class GsDensifyTensor(C.Structure):
    _fields_ = [("src", C.c_void_p), ("dst", C.c_void_p), ("floats_per_row", C.c_int), ("kind", C.c_int)]


class GsTsdfView(C.Structure):
    _fields_ = [("depth_alpha", C.c_void_p), ("viewmat", C.c_void_p), ("K", C.c_void_p), ("W", C.c_int), ("H", C.c_int)]


class GsEnvGrad(C.Structure):
    _fields_ = [("base", C.c_void_p), ("levels", C.c_void_p * GS_MAX_LEVELS)]


SYMBOLS = [
    "gs_last_error", "gs_version", "gs_project_ws_bytes", "gs_project_fwd", "gs_project_fwd_vis", "gs_project_fwd_vis_ex", "gs_isect_emit", "gs_sort_ws_bytes",
    "gs_isect_sort", "gs_isect_bin_ws_bytes", "gs_isect_bin", "gs_isect_offsets", "gs_raster_ws_bytes", "gs_raster_fwd", "gs_raster_prepare", "gs_raster_prepare_vis", "gs_raster_composite", "gs_raster_grad_stride", "gs_raster_bwd", "gs_raster_bwd_acc", "gs_selftest_rcp", "gs_selftest_exp", "gs_selftest_cube_edges", "gs_isect_bin_cap", "gs_isect_offsets_cap", "gs_isect_bin_tiles_cap", "gs_isect_offsets_tiles_cap", "gs_raster_prepare_vis_cap", "gs_raster_composite_cap", "gs_raster_bwd_cap", "gs_raster_bwd_acc_cap", "gs_raster_composite_tone", "gs_raster_bwd_tone_acc", "gs_raster_log_ws_bytes", "gs_raster_composite_tone_log", "gs_raster_bwd_tone_log_acc", "gs_project_bwd_cap", "gs_project_bwd", "gs_project_bwd_ex", "gs_shade_fwd",
    "gs_shade_bwd_ws_bytes", "gs_shade_bwd_plan_blocks", "gs_shade_bwd", "gs_tonemap_fwd", "gs_tonemap_bwd", "gs_tonemap_fwd3", "gs_tonemap_bwd3", "gs_cubemap_mip_fwd", "gs_cubemap_mip_chain_fwd", "gs_cube_sample_linear",
    "gs_cubemap_mip_bwd", "gs_diffuse_cubemap_fwd", "gs_diffuse_cubemap_bwd", "gs_specular_bounds", "gs_specular_bounds_ws_bytes", "gs_specular_bounds_fast", "gs_cube_dir_table",
    "gs_specular_cubemap_fwd", "gs_specular_cubemap_bwd", "gs_specular_tiles_count", "gs_specular_tiles_fill",
    "gs_specular_tiles_check", "gs_specular_tiles_apply", "gs_specular_tiles_apply_multi", "gs_mgadapter_fwd", "gs_mgadapter_bwd", "gs_vertex_normals_fwd",
    "gs_vertex_normals_bwd", "gs_photo_loss_ws_bytes", "gs_photo_loss", "gs_smooth_loss_ws_bytes", "gs_smooth_loss", "gs_hashgrid_fwd", "gs_hashgrid_bwd_ws_bytes", "gs_hashgrid_bwd", "gs_hashgrid_bwd_fixed_ws_bytes", "gs_hashgrid_bwd_fixed", "gs_mlp_wgrad_ws_bytes", "gs_mlp_wgrad",
    "gs_flexicubes_ws_bytes", "gs_flexicubes_count", "gs_flexicubes_fwd", "gs_flexicubes_bwd", "gs_flexicubes_entropy_fwd",
    "gs_flexicubes_entropy_bwd", "gs_front_ws_bytes", "gs_front_fwd", "gs_isect_bin_front_ws_bytes", "gs_isect_bin_front", "gs_isect_bin_front_classes", "gs_tail_bwd", "gs_tail_bwd_multi", "gs_tail_bwd_multi_parts", "gs_tail_priv_ws_bytes", "gs_tail_priv_reduce", "gs_smooth_gather", "gs_smooth_fold", "gs_activation_chain",
    "gs_densify_stats", "gs_densify_ws_bytes", "gs_densify_plan", "gs_densify_fill",
    "gs_surfel_project_ws_bytes", "gs_surfel_project_fwd", "gs_surfel_project_bwd", "gs_surfel_raster_fwd", "gs_surfel_grad_stride",
    "gs_surfel_raster_bwd",
    "gs_tsdf_integrate", "gs_tsdf_extract_ws_bytes", "gs_tsdf_extract_count", "gs_tsdf_extract_fill",
    "gs_meshraster_ws_bytes", "gs_meshraster_fwd", "gs_meshraster_resolve", "gs_meshraster_bwd", "gs_mesh_interp_fwd",
    "gs_mesh_interp_bwd",
    "gs_mesh_topology_bytes", "gs_mesh_topology_build", "gs_meshaa_fwd", "gs_meshaa_bwd",
    "gs_tex2d_fwd", "gs_tex2d_bwd", "gs_meshshade_fwd", "gs_meshshade_bwd",
    "gs_bvh_bytes", "gs_bvh_ws_bytes", "gs_bvh_build", "gs_ray_occluded", "gs_ray_closest",
    "gs_envshade_fwd", "gs_envshade_bwd",
    "gs_denoise_tiled_fits", "gs_denoise_fwd", "gs_denoise_bwd",
]

_lib: Optional[C.CDLL] = None


class GeoSplatHipError(RuntimeError):
    pass


def lib() -> C.CDLL:
    global _lib
    if _lib is None:
        if not os.path.exists(LIB_PATH):
            raise GeoSplatHipError(
                f"{LIB_PATH} not found: build it with `python -m geosplatting_amd.build` "
                "(hipcc --offload-arch=gfx950).  geosplatting_amd has no CPU / PyTorch fallback.")
        l = C.CDLL(LIB_PATH)
        l.gs_last_error.restype = C.c_char_p
        l.gs_project_ws_bytes.restype = C.c_size_t
        l.gs_project_ws_bytes.argtypes = [C.c_int]
        l.gs_sort_ws_bytes.restype = C.c_size_t
        l.gs_sort_ws_bytes.argtypes = [C.c_int64, C.c_int, C.c_int]
        l.gs_isect_bin_ws_bytes.restype = C.c_size_t
        l.gs_isect_bin_ws_bytes.argtypes = [C.c_int, C.c_int64, C.c_int, C.c_int]
        l.gs_shade_bwd_ws_bytes.restype = C.c_size_t
        l.gs_shade_bwd_ws_bytes.argtypes = [C.c_void_p, C.c_int]
        l.gs_shade_bwd_plan_blocks.restype = C.c_int
        l.gs_shade_bwd_plan_blocks.argtypes = [C.c_void_p, C.c_int, C.c_int, C.c_void_p]
        l.gs_hashgrid_bwd_ws_bytes.restype = C.c_size_t
        l.gs_hashgrid_bwd_ws_bytes.argtypes = [C.c_int, C.c_int, C.c_int]
        l.gs_hashgrid_bwd_fixed_ws_bytes.restype = C.c_size_t
        l.gs_hashgrid_bwd_fixed_ws_bytes.argtypes = [C.c_int, C.c_int, C.c_int, C.c_int]
        l.gs_mlp_wgrad_ws_bytes.restype = C.c_size_t
        l.gs_mlp_wgrad_ws_bytes.argtypes = [C.c_int64]
        l.gs_flexicubes_ws_bytes.restype = C.c_size_t
        l.gs_flexicubes_ws_bytes.argtypes = [C.c_int, C.c_int, C.c_int]
        l.gs_photo_loss_ws_bytes.restype = C.c_size_t
        l.gs_photo_loss_ws_bytes.argtypes = [C.c_int, C.c_int]
        l.gs_smooth_loss_ws_bytes.restype = C.c_size_t
        l.gs_smooth_loss_ws_bytes.argtypes = [C.c_int, C.c_int]
        l.gs_specular_bounds_ws_bytes.restype = C.c_size_t
        l.gs_specular_bounds_ws_bytes.argtypes = [C.c_int]
        l.gs_front_ws_bytes.restype = C.c_size_t
        l.gs_front_ws_bytes.argtypes = [C.c_int]
        l.gs_isect_bin_front_ws_bytes.restype = C.c_size_t
        l.gs_isect_bin_front_ws_bytes.argtypes = [C.c_int, C.c_int64, C.c_int, C.c_int]
        l.gs_tail_priv_ws_bytes.restype = C.c_size_t
        l.gs_tail_priv_ws_bytes.argtypes = [C.c_void_p, C.c_int]
        l.gs_raster_log_ws_bytes.restype = C.c_size_t
        l.gs_raster_log_ws_bytes.argtypes = [C.c_int64, C.c_int, C.c_int, C.c_int]
        l.gs_raster_ws_bytes.restype = C.c_size_t
        l.gs_raster_ws_bytes.argtypes = [C.c_int64, C.c_int, C.c_int, C.c_int, C.c_int]
        l.gs_densify_ws_bytes.restype = C.c_size_t
        l.gs_densify_ws_bytes.argtypes = [C.c_int64, C.c_int]
        l.gs_surfel_project_ws_bytes.restype = C.c_size_t
        l.gs_surfel_project_ws_bytes.argtypes = [C.c_int]
        l.gs_tsdf_extract_ws_bytes.restype = C.c_size_t
        l.gs_tsdf_extract_ws_bytes.argtypes = [C.c_int, C.c_int, C.c_int]
        l.gs_tsdf_integrate.argtypes = [C.c_int, C.c_int, C.c_int, C.c_float, C.c_float, C.c_float, C.c_float, C.c_float, C.c_float,
                                        C.c_float, C.c_int, C.c_void_p, C.c_void_p, C.c_void_p]
        l.gs_tsdf_extract_count.argtypes = [C.c_int, C.c_int, C.c_int, C.c_void_p, C.c_void_p, C.c_size_t, C.c_void_p, C.c_void_p]
        l.gs_tsdf_extract_fill.argtypes = [C.c_int, C.c_int, C.c_int, C.c_float, C.c_float, C.c_float, C.c_float, C.c_void_p,
                                           C.c_void_p, C.c_size_t, C.c_int64, C.c_int64, C.c_void_p, C.c_void_p, C.c_void_p]
        l.gs_meshraster_ws_bytes.restype = C.c_size_t
        l.gs_meshraster_ws_bytes.argtypes = [C.c_int64, C.c_int, C.c_int]
        mesh_head = [C.c_int64, C.c_int64, C.c_void_p, C.c_void_p, C.c_float, C.c_float, C.c_float, C.c_float, C.c_int, C.c_int, C.c_float]
        l.gs_meshraster_fwd.argtypes = mesh_head + [C.c_int, C.c_void_p, C.c_size_t, C.c_void_p, C.c_void_p]
        l.gs_meshraster_resolve.argtypes = mesh_head + [C.c_void_p, C.c_size_t, C.c_void_p, C.c_void_p]
        l.gs_meshraster_bwd.argtypes = mesh_head + [C.c_void_p, C.c_void_p, C.c_void_p, C.c_void_p]
        l.gs_mesh_interp_fwd.argtypes = [C.c_int64, C.c_int, C.c_int64, C.c_int64, C.c_int, C.c_void_p, C.c_void_p, C.c_void_p, C.c_void_p,
                                         C.c_void_p]
        l.gs_mesh_interp_bwd.argtypes = [C.c_int64, C.c_int, C.c_int64, C.c_int64, C.c_int, C.c_void_p, C.c_void_p, C.c_void_p, C.c_void_p,
                                         C.c_void_p, C.c_void_p, C.c_void_p]
        l.gs_mesh_topology_bytes.restype = C.c_size_t
        l.gs_mesh_topology_bytes.argtypes = [C.c_int64]
        l.gs_mesh_topology_build.argtypes = [C.c_int64, C.c_void_p, C.c_void_p, C.c_size_t, C.c_void_p]
        aa_head = mesh_head + [C.c_int, C.c_void_p, C.c_size_t, C.c_int, C.c_void_p, C.c_void_p]
        l.gs_meshaa_fwd.argtypes = aa_head + [C.c_void_p, C.c_void_p, C.c_void_p]
        l.gs_meshaa_bwd.argtypes = aa_head + [C.c_void_p, C.c_void_p, C.c_void_p, C.c_void_p]
        tex_head = [C.c_int64, C.c_int, C.c_int, C.c_int, C.c_int, C.c_void_p, C.c_void_p]
        l.gs_tex2d_fwd.argtypes = tex_head + [C.c_void_p, C.c_void_p]
        l.gs_tex2d_bwd.argtypes = tex_head + [C.c_void_p, C.c_void_p, C.c_void_p, C.c_void_p]
        shade_head = [C.c_int, C.c_int, C.c_void_p, C.c_void_p, C.c_void_p, C.c_void_p, C.c_int, C.c_int, C.c_void_p, C.c_int, C.c_int,
                      C.c_void_p, C.c_void_p, C.c_void_p, C.c_int, C.c_float, C.c_int]
        l.gs_meshshade_fwd.argtypes = shade_head + [C.c_void_p, C.c_void_p]
        l.gs_meshshade_bwd.argtypes = shade_head + [C.c_void_p] * 8
        l.gs_bvh_bytes.restype = C.c_size_t
        l.gs_bvh_bytes.argtypes = [C.c_int64]
        l.gs_bvh_ws_bytes.restype = C.c_size_t
        l.gs_bvh_ws_bytes.argtypes = [C.c_int64]
        l.gs_bvh_build.argtypes = [C.c_int64, C.c_int64, C.c_void_p, C.c_void_p, C.c_void_p, C.c_size_t, C.c_void_p, C.c_size_t, C.c_void_p]
        ray_head = [C.c_int64, C.c_int64, C.c_void_p, C.c_void_p, C.c_void_p, C.c_int64, C.c_int, C.c_void_p, C.c_void_p, C.c_int,
                    C.c_float, C.c_float]
        l.gs_ray_occluded.argtypes = ray_head + [C.c_void_p, C.c_void_p]
        l.gs_ray_closest.argtypes = ray_head + [C.c_void_p, C.c_void_p, C.c_void_p, C.c_void_p]
        env_head = ([C.c_int64] + [C.c_void_p] * 7 + [C.c_int, C.c_int] + [C.c_void_p] * 4 + [C.c_int, C.c_int, C.c_void_p, C.c_int64, C.c_int,
                    C.c_float, C.c_int64, C.c_int64, C.c_void_p, C.c_void_p, C.c_void_p, C.c_int])
        l.gs_envshade_fwd.argtypes = env_head + [C.c_void_p] * 7
        l.gs_envshade_bwd.argtypes = env_head + [C.c_int] + [C.c_void_p] * 8
        l.gs_denoise_tiled_fits.argtypes = [C.c_int, C.c_double]
        l.gs_denoise_fwd.argtypes = [C.c_int] * 5 + [C.c_void_p] * 3 + [C.c_double, C.c_int] + [C.c_void_p] * 3
        l.gs_denoise_bwd.argtypes = [C.c_int] * 5 + [C.c_void_p] * 2 + [C.c_double, C.c_int] + [C.c_void_p] * 4
        _lib = l
    return _lib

◆ **What the exercise asks**:
Begin with the line that has "l.gs_bvh_ws_bytes.argtypes = [C.c_int64]" in the listing above and end after the line that has "l.gs_denoise_fwd.argtypes = [C.c_int]"; output those lines exactly.

◆ **Result below**:
        l.gs_bvh_ws_bytes.argtypes = [C.c_int64]
        l.gs_bvh_build.argtypes = [C.c_int64, C.c_int64, C.c_void_p, C.c_void_p, C.c_void_p, C.c_size_t, C.c_void_p, C.c_size_t, C.c_void_p]
        ray_head = [C.c_int64, C.c_int64, C.c_void_p, C.c_void_p, C.c_void_p, C.c_int64, C.c_int, C.c_void_p, C.c_void_p, C.c_int,
                    C.c_float, C.c_float]
        l.gs_ray_occluded.argtypes = ray_head + [C.c_void_p, C.c_void_p]
        l.gs_ray_closest.argtypes = ray_head + [C.c_void_p, C.c_void_p, C.c_void_p, C.c_void_p]
        env_head = ([C.c_int64] + [C.c_void_p] * 7 + [C.c_int, C.c_int] + [C.c_void_p] * 4 + [C.c_int, C.c_int, C.c_void_p, C.c_int64, C.c_int,
                    C.c_float, C.c_int64, C.c_int64, C.c_void_p, C.c_void_p, C.c_void_p, C.c_int])
        l.gs_envshade_fwd.argtypes = env_head + [C.c_void_p] * 7
        l.gs_envshade_bwd.argtypes = env_head + [C.c_int] + [C.c_void_p] * 8
        l.gs_denoise_tiled_fits.argtypes = [C.c_int, C.c_double]
        l.gs_denoise_fwd.argtypes = [C.c_int] * 5 + [C.c_void_p] * 3 + [C.c_double, C.c_int] + [C.c_void_p] * 3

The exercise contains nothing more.